(Collected data entries)
>>>

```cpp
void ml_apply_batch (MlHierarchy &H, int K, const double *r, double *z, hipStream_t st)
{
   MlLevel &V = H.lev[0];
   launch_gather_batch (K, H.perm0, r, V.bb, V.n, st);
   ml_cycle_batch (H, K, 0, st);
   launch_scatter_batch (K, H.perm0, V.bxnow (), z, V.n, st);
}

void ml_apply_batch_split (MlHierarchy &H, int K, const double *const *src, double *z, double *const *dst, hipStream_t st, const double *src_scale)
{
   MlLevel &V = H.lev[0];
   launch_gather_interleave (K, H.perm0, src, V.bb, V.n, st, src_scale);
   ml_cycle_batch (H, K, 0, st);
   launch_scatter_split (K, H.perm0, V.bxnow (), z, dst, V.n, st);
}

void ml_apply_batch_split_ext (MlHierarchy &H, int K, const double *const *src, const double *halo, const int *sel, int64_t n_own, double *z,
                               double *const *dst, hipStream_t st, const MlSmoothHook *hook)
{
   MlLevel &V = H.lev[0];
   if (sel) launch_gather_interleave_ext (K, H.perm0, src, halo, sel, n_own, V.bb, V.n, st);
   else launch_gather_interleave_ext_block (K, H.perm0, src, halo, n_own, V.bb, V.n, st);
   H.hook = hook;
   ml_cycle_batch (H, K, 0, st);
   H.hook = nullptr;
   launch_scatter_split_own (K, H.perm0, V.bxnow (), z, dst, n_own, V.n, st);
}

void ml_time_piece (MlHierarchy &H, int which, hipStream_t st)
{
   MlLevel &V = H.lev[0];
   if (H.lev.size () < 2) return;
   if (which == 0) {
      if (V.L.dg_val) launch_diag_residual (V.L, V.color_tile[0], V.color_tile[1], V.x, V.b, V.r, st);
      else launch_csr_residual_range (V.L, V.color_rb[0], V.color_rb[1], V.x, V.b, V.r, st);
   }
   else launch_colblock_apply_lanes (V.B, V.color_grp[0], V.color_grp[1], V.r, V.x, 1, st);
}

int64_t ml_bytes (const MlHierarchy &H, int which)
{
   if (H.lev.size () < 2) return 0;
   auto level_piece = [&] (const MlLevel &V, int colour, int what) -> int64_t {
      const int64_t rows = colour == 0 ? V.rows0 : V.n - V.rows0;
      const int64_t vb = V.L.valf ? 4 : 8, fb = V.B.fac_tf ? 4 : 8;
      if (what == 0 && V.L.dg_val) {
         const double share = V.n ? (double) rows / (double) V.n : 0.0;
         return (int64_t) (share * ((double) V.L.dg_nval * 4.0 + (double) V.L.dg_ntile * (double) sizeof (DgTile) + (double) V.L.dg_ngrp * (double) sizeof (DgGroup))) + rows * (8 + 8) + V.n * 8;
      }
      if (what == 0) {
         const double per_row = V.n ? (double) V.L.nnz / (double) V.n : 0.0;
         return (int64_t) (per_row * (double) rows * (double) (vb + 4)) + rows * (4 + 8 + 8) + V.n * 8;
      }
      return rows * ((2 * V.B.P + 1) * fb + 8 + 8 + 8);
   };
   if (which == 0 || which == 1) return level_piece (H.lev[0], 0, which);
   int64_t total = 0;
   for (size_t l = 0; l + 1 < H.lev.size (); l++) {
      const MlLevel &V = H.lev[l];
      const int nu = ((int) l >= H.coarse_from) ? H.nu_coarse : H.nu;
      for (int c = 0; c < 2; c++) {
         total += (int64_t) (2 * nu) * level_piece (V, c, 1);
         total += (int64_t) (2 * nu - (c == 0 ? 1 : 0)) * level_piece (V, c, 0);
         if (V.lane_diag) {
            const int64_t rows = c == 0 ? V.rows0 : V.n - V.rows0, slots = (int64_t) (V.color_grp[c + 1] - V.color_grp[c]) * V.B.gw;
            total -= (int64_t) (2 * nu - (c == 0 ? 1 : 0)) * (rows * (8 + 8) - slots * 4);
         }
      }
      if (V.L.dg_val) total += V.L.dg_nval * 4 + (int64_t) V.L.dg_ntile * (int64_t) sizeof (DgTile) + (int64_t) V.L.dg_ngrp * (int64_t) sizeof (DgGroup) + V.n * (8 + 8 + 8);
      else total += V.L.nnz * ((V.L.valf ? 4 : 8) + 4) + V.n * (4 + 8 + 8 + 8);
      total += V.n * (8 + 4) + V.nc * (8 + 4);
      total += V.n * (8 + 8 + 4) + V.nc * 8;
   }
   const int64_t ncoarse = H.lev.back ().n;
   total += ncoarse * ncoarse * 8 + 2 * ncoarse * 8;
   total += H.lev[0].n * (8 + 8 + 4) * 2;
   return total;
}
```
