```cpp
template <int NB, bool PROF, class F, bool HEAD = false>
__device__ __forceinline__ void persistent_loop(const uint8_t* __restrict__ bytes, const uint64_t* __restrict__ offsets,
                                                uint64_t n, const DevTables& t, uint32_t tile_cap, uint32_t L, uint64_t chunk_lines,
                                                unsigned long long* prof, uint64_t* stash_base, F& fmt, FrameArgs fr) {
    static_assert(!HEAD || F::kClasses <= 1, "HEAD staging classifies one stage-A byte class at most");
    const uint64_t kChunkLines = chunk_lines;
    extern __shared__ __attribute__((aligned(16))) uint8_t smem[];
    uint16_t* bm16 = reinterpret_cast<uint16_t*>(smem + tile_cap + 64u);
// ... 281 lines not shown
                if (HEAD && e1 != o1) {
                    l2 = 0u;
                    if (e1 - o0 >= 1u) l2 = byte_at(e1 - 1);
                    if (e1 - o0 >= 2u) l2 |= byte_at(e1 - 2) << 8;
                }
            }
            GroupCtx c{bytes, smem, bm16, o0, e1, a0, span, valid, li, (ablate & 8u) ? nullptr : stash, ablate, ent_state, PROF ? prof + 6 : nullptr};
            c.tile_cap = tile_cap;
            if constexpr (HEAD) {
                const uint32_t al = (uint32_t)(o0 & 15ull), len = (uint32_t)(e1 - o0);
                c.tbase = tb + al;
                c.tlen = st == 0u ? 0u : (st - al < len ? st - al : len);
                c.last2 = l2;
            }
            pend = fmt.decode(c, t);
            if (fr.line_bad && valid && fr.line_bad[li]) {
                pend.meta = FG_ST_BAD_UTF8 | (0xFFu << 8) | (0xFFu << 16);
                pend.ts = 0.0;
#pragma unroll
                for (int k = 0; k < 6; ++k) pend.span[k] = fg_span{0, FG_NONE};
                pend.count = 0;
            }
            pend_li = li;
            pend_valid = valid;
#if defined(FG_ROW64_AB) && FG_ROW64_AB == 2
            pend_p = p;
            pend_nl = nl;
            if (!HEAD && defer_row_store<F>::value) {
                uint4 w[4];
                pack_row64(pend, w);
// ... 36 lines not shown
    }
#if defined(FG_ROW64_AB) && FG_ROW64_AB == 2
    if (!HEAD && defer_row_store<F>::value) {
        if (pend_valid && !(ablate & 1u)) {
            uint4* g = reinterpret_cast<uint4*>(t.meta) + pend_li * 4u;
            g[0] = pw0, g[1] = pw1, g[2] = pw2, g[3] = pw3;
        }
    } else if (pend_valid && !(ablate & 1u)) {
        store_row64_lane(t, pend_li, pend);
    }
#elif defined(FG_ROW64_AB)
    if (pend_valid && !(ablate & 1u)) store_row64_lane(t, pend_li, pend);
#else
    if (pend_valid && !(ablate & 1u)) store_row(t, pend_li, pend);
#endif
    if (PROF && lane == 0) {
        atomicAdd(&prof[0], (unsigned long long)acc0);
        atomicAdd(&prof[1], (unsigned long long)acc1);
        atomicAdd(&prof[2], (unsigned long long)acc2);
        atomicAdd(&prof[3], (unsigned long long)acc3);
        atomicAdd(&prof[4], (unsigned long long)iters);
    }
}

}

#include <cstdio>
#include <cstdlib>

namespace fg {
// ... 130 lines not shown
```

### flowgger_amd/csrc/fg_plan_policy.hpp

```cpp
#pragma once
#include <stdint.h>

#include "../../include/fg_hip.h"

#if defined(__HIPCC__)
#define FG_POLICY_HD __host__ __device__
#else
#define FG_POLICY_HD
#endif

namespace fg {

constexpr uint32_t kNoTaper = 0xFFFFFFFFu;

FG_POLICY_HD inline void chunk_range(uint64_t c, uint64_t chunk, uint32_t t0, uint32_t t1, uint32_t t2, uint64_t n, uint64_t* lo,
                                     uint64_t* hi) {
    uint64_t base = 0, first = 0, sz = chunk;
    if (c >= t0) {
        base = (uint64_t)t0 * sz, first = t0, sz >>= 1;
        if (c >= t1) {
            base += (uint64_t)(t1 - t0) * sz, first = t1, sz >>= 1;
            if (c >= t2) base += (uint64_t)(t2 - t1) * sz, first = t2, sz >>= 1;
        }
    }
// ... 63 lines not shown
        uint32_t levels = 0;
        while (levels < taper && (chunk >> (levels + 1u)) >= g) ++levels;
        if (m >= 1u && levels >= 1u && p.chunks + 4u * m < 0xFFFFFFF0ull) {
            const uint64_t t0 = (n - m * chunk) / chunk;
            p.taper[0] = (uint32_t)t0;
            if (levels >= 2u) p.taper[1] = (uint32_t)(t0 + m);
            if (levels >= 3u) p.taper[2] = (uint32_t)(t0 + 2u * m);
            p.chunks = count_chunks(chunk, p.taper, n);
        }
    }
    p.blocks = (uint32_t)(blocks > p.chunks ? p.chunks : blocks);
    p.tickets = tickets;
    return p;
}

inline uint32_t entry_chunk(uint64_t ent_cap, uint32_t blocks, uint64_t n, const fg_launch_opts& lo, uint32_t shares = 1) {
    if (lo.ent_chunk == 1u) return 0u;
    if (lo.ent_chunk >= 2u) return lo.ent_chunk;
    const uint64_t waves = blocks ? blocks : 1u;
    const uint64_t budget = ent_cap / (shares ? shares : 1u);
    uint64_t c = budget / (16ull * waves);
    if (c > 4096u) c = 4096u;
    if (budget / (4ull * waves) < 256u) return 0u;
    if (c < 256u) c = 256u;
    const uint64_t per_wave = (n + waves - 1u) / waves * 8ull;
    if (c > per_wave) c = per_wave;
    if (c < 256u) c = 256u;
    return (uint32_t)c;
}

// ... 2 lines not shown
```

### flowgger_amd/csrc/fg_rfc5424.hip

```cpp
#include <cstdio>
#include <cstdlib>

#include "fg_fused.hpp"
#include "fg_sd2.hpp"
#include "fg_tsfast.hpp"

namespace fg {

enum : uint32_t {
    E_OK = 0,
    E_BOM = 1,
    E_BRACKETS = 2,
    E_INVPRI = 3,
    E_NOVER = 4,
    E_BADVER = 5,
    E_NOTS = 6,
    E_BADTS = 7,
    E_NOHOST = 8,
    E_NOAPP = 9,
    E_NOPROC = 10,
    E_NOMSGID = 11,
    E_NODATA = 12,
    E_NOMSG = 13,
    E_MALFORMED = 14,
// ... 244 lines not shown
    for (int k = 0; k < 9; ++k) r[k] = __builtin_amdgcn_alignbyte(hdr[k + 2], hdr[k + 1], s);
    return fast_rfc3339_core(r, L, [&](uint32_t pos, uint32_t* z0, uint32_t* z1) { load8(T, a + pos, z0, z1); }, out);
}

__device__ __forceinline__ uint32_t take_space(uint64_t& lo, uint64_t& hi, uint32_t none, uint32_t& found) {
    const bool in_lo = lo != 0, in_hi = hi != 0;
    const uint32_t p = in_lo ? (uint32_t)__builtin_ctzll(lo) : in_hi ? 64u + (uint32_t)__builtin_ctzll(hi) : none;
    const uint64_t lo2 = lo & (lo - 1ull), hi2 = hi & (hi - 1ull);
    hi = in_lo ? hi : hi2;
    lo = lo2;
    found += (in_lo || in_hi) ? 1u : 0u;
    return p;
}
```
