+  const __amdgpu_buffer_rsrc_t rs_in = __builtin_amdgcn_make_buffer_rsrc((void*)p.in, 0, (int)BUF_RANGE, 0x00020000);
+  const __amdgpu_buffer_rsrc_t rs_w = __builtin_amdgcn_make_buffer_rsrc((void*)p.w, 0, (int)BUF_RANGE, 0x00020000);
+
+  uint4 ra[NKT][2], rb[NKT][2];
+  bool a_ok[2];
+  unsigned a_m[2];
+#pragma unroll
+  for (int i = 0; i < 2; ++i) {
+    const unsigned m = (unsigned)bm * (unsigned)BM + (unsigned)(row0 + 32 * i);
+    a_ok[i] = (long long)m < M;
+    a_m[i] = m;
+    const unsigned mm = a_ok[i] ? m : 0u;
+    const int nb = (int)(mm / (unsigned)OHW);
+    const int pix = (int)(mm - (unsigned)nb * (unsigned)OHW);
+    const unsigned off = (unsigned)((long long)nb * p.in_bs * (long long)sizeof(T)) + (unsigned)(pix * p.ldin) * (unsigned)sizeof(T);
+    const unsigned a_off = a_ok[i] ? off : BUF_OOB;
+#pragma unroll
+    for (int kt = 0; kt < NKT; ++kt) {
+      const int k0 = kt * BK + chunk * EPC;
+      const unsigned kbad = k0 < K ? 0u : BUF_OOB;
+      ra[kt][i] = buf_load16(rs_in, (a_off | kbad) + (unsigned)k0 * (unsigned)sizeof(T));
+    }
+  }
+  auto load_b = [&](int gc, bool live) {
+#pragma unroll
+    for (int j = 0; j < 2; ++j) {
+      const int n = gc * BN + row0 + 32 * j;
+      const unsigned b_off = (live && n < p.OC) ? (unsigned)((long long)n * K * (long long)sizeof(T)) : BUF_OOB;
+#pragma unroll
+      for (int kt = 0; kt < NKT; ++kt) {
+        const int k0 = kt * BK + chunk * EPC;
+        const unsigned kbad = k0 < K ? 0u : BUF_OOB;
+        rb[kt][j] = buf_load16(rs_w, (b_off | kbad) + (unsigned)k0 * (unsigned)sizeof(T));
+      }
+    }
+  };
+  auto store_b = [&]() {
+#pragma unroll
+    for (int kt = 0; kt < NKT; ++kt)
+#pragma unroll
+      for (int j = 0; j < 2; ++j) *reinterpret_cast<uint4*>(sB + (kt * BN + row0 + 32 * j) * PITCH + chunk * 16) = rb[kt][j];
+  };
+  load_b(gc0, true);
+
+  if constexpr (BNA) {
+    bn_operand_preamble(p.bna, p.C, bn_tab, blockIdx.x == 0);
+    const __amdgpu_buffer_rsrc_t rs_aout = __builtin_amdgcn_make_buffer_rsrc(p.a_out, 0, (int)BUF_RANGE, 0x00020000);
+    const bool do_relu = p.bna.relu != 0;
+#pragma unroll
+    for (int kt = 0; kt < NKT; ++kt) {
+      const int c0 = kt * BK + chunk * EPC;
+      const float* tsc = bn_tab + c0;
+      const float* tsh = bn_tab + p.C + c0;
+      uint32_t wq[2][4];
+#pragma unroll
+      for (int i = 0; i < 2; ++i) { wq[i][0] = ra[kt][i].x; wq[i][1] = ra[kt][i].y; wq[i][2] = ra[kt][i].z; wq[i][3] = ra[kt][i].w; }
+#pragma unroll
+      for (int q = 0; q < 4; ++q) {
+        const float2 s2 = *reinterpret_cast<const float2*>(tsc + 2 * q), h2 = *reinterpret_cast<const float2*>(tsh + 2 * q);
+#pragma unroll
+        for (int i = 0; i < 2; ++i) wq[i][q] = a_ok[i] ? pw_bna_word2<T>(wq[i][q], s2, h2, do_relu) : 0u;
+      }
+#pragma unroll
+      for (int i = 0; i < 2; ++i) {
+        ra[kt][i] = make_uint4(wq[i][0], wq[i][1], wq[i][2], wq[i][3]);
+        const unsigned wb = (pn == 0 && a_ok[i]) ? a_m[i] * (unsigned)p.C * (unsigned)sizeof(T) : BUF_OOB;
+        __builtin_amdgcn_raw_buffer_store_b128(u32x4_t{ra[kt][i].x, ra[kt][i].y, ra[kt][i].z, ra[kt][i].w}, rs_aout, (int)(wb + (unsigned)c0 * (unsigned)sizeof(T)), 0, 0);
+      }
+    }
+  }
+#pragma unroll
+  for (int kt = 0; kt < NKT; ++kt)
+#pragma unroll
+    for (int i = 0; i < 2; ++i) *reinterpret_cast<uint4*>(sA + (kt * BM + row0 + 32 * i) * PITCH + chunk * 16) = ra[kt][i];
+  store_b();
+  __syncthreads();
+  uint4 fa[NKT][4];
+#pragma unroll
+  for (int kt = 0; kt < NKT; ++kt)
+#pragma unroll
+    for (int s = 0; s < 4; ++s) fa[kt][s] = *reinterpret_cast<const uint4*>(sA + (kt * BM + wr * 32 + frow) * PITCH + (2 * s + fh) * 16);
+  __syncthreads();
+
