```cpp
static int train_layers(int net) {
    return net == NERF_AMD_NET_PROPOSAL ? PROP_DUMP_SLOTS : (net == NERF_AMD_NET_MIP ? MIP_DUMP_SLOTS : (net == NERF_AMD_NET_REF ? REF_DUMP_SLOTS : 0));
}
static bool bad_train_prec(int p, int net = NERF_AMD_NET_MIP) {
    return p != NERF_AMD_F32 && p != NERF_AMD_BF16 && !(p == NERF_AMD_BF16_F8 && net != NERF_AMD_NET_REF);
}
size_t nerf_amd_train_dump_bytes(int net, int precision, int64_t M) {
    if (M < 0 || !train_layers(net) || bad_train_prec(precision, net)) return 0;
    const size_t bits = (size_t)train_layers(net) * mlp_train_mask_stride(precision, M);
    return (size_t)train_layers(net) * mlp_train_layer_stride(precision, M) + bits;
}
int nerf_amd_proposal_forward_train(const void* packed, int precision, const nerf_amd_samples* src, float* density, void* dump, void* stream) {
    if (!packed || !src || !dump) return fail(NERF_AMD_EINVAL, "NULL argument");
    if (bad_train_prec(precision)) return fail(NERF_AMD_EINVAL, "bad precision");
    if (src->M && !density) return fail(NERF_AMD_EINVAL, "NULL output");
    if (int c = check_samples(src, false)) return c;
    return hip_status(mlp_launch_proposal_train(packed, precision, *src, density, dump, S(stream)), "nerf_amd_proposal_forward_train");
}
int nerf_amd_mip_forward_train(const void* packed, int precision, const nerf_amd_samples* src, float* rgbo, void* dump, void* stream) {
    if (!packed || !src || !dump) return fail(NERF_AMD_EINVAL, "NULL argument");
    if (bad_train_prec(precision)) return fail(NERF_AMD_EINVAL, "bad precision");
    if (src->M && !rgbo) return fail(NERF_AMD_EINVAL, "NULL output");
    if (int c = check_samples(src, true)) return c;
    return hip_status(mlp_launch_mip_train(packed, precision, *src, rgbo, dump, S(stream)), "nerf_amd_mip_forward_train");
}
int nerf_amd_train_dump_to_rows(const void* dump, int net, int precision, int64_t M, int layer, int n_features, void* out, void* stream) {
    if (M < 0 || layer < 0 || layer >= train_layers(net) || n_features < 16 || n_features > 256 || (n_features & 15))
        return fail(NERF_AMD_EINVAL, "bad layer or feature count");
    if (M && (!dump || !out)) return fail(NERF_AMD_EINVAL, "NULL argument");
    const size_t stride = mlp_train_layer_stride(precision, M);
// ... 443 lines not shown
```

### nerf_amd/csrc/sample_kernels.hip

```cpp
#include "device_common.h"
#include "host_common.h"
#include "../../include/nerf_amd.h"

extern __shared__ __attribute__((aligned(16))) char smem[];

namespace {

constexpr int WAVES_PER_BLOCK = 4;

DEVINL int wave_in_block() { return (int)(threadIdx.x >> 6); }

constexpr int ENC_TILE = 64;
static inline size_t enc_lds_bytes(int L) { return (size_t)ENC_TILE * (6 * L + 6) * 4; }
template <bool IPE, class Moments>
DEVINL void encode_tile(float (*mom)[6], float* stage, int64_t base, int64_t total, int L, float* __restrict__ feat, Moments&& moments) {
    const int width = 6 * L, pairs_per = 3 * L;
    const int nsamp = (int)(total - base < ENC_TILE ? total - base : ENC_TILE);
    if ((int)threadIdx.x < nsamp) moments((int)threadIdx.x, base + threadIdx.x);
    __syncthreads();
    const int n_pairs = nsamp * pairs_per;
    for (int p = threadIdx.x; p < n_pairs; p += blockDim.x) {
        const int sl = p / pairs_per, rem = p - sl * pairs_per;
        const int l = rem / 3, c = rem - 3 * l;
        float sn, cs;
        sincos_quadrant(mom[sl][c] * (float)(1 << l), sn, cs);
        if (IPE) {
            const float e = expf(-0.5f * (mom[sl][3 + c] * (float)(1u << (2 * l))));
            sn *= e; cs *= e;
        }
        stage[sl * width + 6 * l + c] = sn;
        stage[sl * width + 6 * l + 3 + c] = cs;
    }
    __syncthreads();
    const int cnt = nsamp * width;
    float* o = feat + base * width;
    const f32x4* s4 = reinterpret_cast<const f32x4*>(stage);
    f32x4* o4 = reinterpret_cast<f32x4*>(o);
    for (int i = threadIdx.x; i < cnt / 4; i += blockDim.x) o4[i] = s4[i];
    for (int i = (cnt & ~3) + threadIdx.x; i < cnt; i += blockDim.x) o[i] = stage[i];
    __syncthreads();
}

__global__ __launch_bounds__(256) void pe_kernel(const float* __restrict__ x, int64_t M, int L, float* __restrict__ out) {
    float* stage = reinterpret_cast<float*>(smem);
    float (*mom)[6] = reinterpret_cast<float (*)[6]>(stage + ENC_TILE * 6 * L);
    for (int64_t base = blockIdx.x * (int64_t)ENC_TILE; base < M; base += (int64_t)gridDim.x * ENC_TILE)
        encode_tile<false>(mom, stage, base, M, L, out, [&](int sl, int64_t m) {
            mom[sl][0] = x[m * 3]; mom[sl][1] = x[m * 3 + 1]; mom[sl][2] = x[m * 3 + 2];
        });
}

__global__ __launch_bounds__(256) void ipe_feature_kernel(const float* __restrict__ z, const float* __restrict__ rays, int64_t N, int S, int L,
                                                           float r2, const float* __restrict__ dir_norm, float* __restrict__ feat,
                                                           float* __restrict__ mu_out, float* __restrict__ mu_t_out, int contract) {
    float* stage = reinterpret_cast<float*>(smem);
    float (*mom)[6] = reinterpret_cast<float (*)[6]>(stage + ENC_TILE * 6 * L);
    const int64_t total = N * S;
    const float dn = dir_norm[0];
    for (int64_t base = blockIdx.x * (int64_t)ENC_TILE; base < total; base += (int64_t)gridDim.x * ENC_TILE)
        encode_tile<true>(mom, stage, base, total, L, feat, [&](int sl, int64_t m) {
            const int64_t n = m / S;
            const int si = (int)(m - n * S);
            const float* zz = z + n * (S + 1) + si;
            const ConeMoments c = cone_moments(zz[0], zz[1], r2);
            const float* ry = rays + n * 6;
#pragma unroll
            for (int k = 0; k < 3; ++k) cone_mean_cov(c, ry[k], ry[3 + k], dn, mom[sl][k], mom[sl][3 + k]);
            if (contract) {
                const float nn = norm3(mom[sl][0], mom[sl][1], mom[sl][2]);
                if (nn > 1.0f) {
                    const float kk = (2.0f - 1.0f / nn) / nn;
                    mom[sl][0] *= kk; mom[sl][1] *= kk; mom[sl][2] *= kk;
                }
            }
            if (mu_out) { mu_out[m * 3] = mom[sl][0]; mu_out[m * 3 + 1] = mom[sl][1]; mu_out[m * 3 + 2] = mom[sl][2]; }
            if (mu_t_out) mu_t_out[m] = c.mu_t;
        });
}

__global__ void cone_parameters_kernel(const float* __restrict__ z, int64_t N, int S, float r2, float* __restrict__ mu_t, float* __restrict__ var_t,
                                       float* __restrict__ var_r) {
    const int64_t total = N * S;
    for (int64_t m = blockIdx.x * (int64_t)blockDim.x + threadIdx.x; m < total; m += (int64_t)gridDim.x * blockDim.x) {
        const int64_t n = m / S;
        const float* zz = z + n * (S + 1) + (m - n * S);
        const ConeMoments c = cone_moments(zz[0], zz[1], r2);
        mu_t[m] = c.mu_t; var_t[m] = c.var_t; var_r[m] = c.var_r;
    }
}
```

<<<

Determine the number of lines above that include the word "blockIdx"; the reply is that number only.

4